A internacionalização de empresas para mercados emergentes, especialmente para o Brasil, traz consigo uma complexidade regulatória que muitas vezes é subestimada no calor das negociações de expansão. Para corporações baseadas nos Estados Unidos ou em jurisdições que adotam normativas extraterritoriais rigorosas, como o Foreign Corrupt Practices Act (FCPA), a operação em solo brasileiro exige uma vigilância constante e uma cultura de integridade inabalável. O Brasil, impulsionado por um ambiente de negócios onde a interação entre o setor público e privado é frequente e muitas vezes necessária — seja para licenciamento ambiental, obtenção de alvarás de construção ou participação em licitações públicas —, apresenta riscos de conformidade que podem, se não geridos adequadamente, destruir reputações globais e gerar penalidades financeiras devastadoras.

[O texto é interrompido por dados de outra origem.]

template <int N>
__device__ __forceinline__ Seg bracket(const float (&bp)[N], const float* pairs, float x) {
#ifdef F16_BRACKET_CMP
  int i = 1;
#pragma unroll
  for (int k = 1; k < N - 1; ++k) i += (bp[k] < x) ? 1 : 0;
#else
  uint32_t c = 0;
#pragma unroll
  for (int k = 1; k < N - 1; ++k) c += __float_as_uint(bp[k] - x) >> 31;
  const int i = 1 + (int)c;
#endif
  F16_CHECK(i >= 1 && i <= N - 1, DBG_TABLE_SEGMENT);
  const float2 p = reinterpret_cast<const float2*>(pairs)[i - 1];
  float f = (x - p.x) * p.y;
  f = __builtin_amdgcn_fmed3f(f, 0.0f, 1.0f);
  return {i, f};
}
template <int N>
__device__ __forceinline__ Seg bracket_guess(const float* pairs, float x, float u) {
  static_assert(N >= 3, "guess bracket needs an interior breakpoint");
  const int g = (int)__builtin_amdgcn_fmed3f(u, 0.0f, (float)(N - 3));
  const float2* P = reinterpret_cast<const float2*>(pairs);
  const float2 p0 = P[g], p1 = P[g + 1];
  const bool up = x > p1.x;
  const float lo = up ? p1.x : p0.x, iv = up ? p1.y : p0.y;
  const int i = g + 1 + (up ? 1 : 0);
  F16_CHECK(i >= 1 && i <= N - 1, DBG_TABLE_SEGMENT);
  float f = (x - lo) * iv;
  f = __builtin_amdgcn_fmed3f(f, 0.0f, 1.0f);
  return {i, f};
}
template <int N>
constexpr double guess_h(const float (&bp)[N]) { return ((double)bp[N - 1] - (double)bp[0]) / (N - 1); }
template <int N>
constexpr bool guess_ok_uniform(const float (&bp)[N]) {
  const double h = guess_h(bp), x0 = (double)bp[0] + 0.5 * h;
  for (int k = 1; k <= N - 3; ++k) {
    const double b = x0 + k * h;
    if (!((double)bp[k] + 1e-5 < b && b < (double)bp[k + 1] - 1e-5)) return false;
  }
  return true;
}
template <int N>
__device__ __forceinline__ Seg bracket_g_uniform(const float (&bp)[N], const float* pairs, float x) {
  const double h = guess_h(bp);
  const float ginv = (float)(1.0 / h), c0 = (float)(-((double)bp[0] + 0.5 * h) / h);
  return bracket_guess<N>(pairs, x, __builtin_fmaf(x, ginv, c0));
}
__device__ __forceinline__ float machu_u(float x) {
  x = fminf(x, 4.0f);
// ... 493 lines not shown
    L.n2 = 60.0f + tp * 40.0f;
    L.n1 = 30.0f + tp * 70.0f;
    L.flags = (aug_cmd > 0.0f) ? (L.flags | LANE_FLAG_AUG) : (L.flags & ~LANE_FLAG_AUG);
  } else {
    const float nn = fminf((L.n2 - 60.0f) * (1.0f / 40.0f) + 0.1f, 1.0f);
    const float u = 1.0f - nn;
    const float spool = (90.0f / 3.36f) * rcpf(1.0f + 3.0f * u * u * u + (1.0f - sigma));
    L.n2 = seekf(L.n2, 60.0f + tp * 40.0f, spool, spool * 3.0f, dt);
    L.n1 = seekf(L.n1, 30.0f + tp * 70.0f, spool, spool * 2.4f, dt);
  }
  const float n2n = (L.n2 - 60.0f) * (1.0f / 40.0f);
  float thrust = idle + mil * n2n * n2n;
  if (!(L.flags & LANE_FLAG_AUG)) thrust *= (1.0f - 0.03f);
  if (aug_cmd > 0.0f) {
    L.flags |= LANE_FLAG_AUG;
    const float tdiff = 29000.0f * ev[2] - thrust;
    thrust += tdiff * aug_cmd;
  } else {
    L.flags &= ~LANE_FLAG_AUG;
  }
  return thrust;
}

struct AeroIn {
  float qbar, alpha, beta, mach, p, q, r, bi2vel, ci2vel, kclge;
  float de, da, dr, dlef, flap, dsb;
};
__device__ __forceinline__ void aero(const AeroIn& a, const float* T, float* F6) {
#ifdef F16_GUESS_BRACKET
  static_assert(guess_ok_uniform(BP_alpha_bp) && guess_ok_uniform(BP_beta13_bp) && machu_guess_ok(),
                "guess-bracket crossings must lie inside their segments");
  const Seg sa = bracket_g_uniform(BP_alpha_bp, T + OFF_pair_alpha, a.alpha);
#else
  const Seg sa = bracket(BP_alpha_bp, T + OFF_pair_alpha, a.alpha);
#endif
  float A[F16_N_A1D];
  {
    const float* r0 = T + (OFF_alpha1d + __umul24((unsigned)(sa.i - 1), 2u * F16_N_A1D));
#pragma unroll
    for (int k = 0; k < F16_N_A1D / 2; ++k) {
      const f2v r = blend2(sa.f, ld2(r0 + 2 * k), ld2(r0 + F16_N_A1D + 2 * k));
      A[2 * k] = r.x;
      A[2 * k + 1] = r.y;
    }
  }
  const Seg se = bracket(BP_de_bp, T + OFF_pair_de, a.de);
  float ADE[3];
  {
    const float* p0 = T + (OFF_ade + __umul24(__umul24((unsigned)(sa.i - 1), F16_N_DE) + (unsigned)(se.i - 1), 6u));
    const float* p1 = p0 + 6;
    const f2v c1 = blend2(sa.f, ld2(p0), ld2(p0 + 2)), c2 = blend2(sa.f, ld2(p1), ld2(p1 + 2));
    const f2v r = blend2(se.f, c1, c2 - c1);
    ADE[0] = r.x; ADE[1] = r.y;
    const f2v t1 = ld2(p0 + 4), t2 = ld2(p1 + 4);
    const float d1 = blend(sa.f, t1.x, t1.y), d2 = blend(sa.f, t2.x, t2.y);
    ADE[2] = d1 + se.f * (d2 - d1);
  }
#ifdef F16_GUESS_BRACKET
  const Seg sb13 = bracket_g_uniform(BP_beta13_bp, T + OFF_pair_beta13, a.beta);
#else
  const Seg sb13 = bracket(BP_beta13_bp, T + OFF_pair_beta13, a.beta);
#endif
  float AB13[2];
  {
    const float* p0 = T + (OFF_ab13 + 4u * (__umul24((unsigned)(sa.i - 1), F16_N_B13) + (unsigned)(sb13.i - 1)));
    const float* p1 = p0 + 4;
    const f2v c1 = blend2(sa.f, ld2(p0), ld2(p0 + 2)), c2 = blend2(sa.f, ld2(p1), ld2(p1 + 2));
    const f2v r = blend2(sb13.f, c1, c2 - c1);
    AB13[0] = r.x; AB13[1] = r.y;
  }
  static_assert(beta7_is_even_beta13(), "beta7 grid must be the even beta13 breakpoints");
  Seg sb7;
  {
    sb7.i = 1 + ((sb13.i - 1) >> 1);
    const float2 p = reinterpret_cast<const float2*>(T + OFF_pair_beta7)[sb7.i - 1];
    sb7.f = __builtin_amdgcn_fmed3f((a.beta - p.x) * p.y, 0.0f, 1.0f);
  }
  float AB7[4];
  {
    const float* p0 = T + (OFF_ab7 + 8u * (__umul24((unsigned)(sa.i - 1), F16_N_B7) + (unsigned)(sb7.i - 1)));
    const float* p1 = p0 + 8;
#pragma unroll
    for (int k = 0; k < 4; k += 2) {
      const f2v c1 = blend2(sa.f, ld2(p0 + k), ld2(p0 + k + 4)), c2 = blend2(sa.f, ld2(p1 + k), ld2(p1 + k + 4));
      const f2v r = blend2(sb7.f, c1, c2 - c1);
      AB7[k] = r.x; AB7[k + 1] = r.y;
    }
  }
#ifdef F16_GUESS_BRACKET
  const Seg sm = bracket_guess<13>(T + OFF_pair_machu, a.mach, machu_u(a.mach));
#else
  const Seg sm = bracket(BP_machu, T + OFF_pair_machu, a.mach);
#endif
  float MU[MACHU_NT];
  {
    const float* r0 = T + (OFF_machu_v + __umul24((unsigned)(sm.i - 1), 2u * MACHU_NT));
#pragma unroll
    for (int k = 0; k + 1 < MACHU_NT; k += 2) {
      const f2v r = blend2(sm.f, ld2(r0 + 2 * k), ld2(r0 + 2 * k + 2));
      MU[k] = r.x; MU[k + 1] = r.y;
    }
    if (MACHU_NT & 1) {
      const f2v t = ld2(r0 + 2 * MACHU_NT - 2);
      MU[MACHU_NT - 1] = blend(sm.f, t.x, t.y);
    }
  }
  const float CDmach = MU[MU_CDmach], CYb_M = MU[MU_CYb_M], Clb_M = MU[MU_Clb_M];
  const float Clda_M = MU[MU_Clda_M], Cldr_M = MU[MU_Cldr_M], Cma_M = MU[MU_Cma_M];
  const float Cnb_M = MU[MU_Cnb_M], Cnda_M = MU[MU_Cnda_M], Cndr_M = MU[MU_Cndr_M];

  const float qS = a.qbar * S_W;
  const float qc = a.q * a.ci2vel, pb = a.p * a.bi2vel, rb = a.r * a.bi2vel;
  const float D = qS * (ADE[ADE_CDDh] + CDmach + a.dlef * A[A1D_CDDlef] + a.flap * 0.08f +
                        0.0f * 0.027f + a.dsb * A[A1D_CDDsb] + qc * A[A1D_CDq] +
                        qc * a.dlef * A[A1D_CDq_Dlef]);
  const float Y = qS * (a.beta * -1.146f + a.beta * CYb_M + a.da * -0.0226f + a.dr * 0.086f +
                        pb * A[A1D_CYp] + rb * A[A1D_CYr]);
  const float Lf = qS * (a.kclge * ADE[ADE_CLDh] + a.dlef * a.kclge * A[A1D_CLDlef] +
                         a.flap * a.kclge * 0.35f + a.kclge * a.dsb * A[A1D_CLDsb] +
                         qc * a.kclge * A[A1D_CLq] + qc * a.dsb * A[A1D_CLq_Dsb]);
  const float qSb = qS * B_W, qSc = qS * CBAR;
  const float Lm = qSb * (AB13[AB13_Clb] + a.beta * Clb_M + pb * A[A1D_Clp] + rb * A[A1D_Clr] +
                          a.da * AB7[AB7_Clda] + a.alpha * a.da * Clda_M + a.alpha * a.dr * Cldr_M +
                          a.dr * AB7[AB7_Cldr]);
  const float Mm = qSc * (ADE[ADE_CmDh] + a.alpha * Cma_M + a.dsb * A[A1D_CmDsb] + qc * A[A1D_Cmq]);
  const float Nm = qSb * (AB13[AB13_Cnb] + a.beta * Cnb_M + pb * A[A1D_Cnp] + rb * A[A1D_Cnr] +
                          a.da * Cnda_M + a.da * AB7[AB7_Cnda] + a.dr * AB7[AB7_Cndr] +
                          a.alpha * a.dr * Cndr_M);
  F6[0] = D; F6[1] = Y; F6[2] = Lf; F6[3] = Lm; F6[4] = Mm; F6[5] = Nm;
}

A Lei Anticorrupção brasileira (Lei 12.846/2013) representou um divisor de águas ao estabelecer a responsabilidade objetiva da pessoa jurídica pelos atos de corrupção praticados contra a administração pública. Isso implica que a empresa pode ser punida administrativa e civilmente, independentemente da comprovação de culpa de seus administradores, baseando-se apenas na existência de um benefício ou vantagem obtida por meio de um ato ilícito. Para uma multinacional, o perigo reside não apenas em suas próprias ações, mas nas ações de seus representantes, funcionários, consultores e, crucialmente, de seus parceiros de negócios e fornecedores. Em um ambiente onde o uso de despachantes ou intermediários é comum para ‘agilizar’ processos burocráticos, a empresa estrangeira pode ser responsabilizada pelos pagamentos indevidos realizados por terceiros em seu nome, mesmo que não tenha tido conhecimento prévio.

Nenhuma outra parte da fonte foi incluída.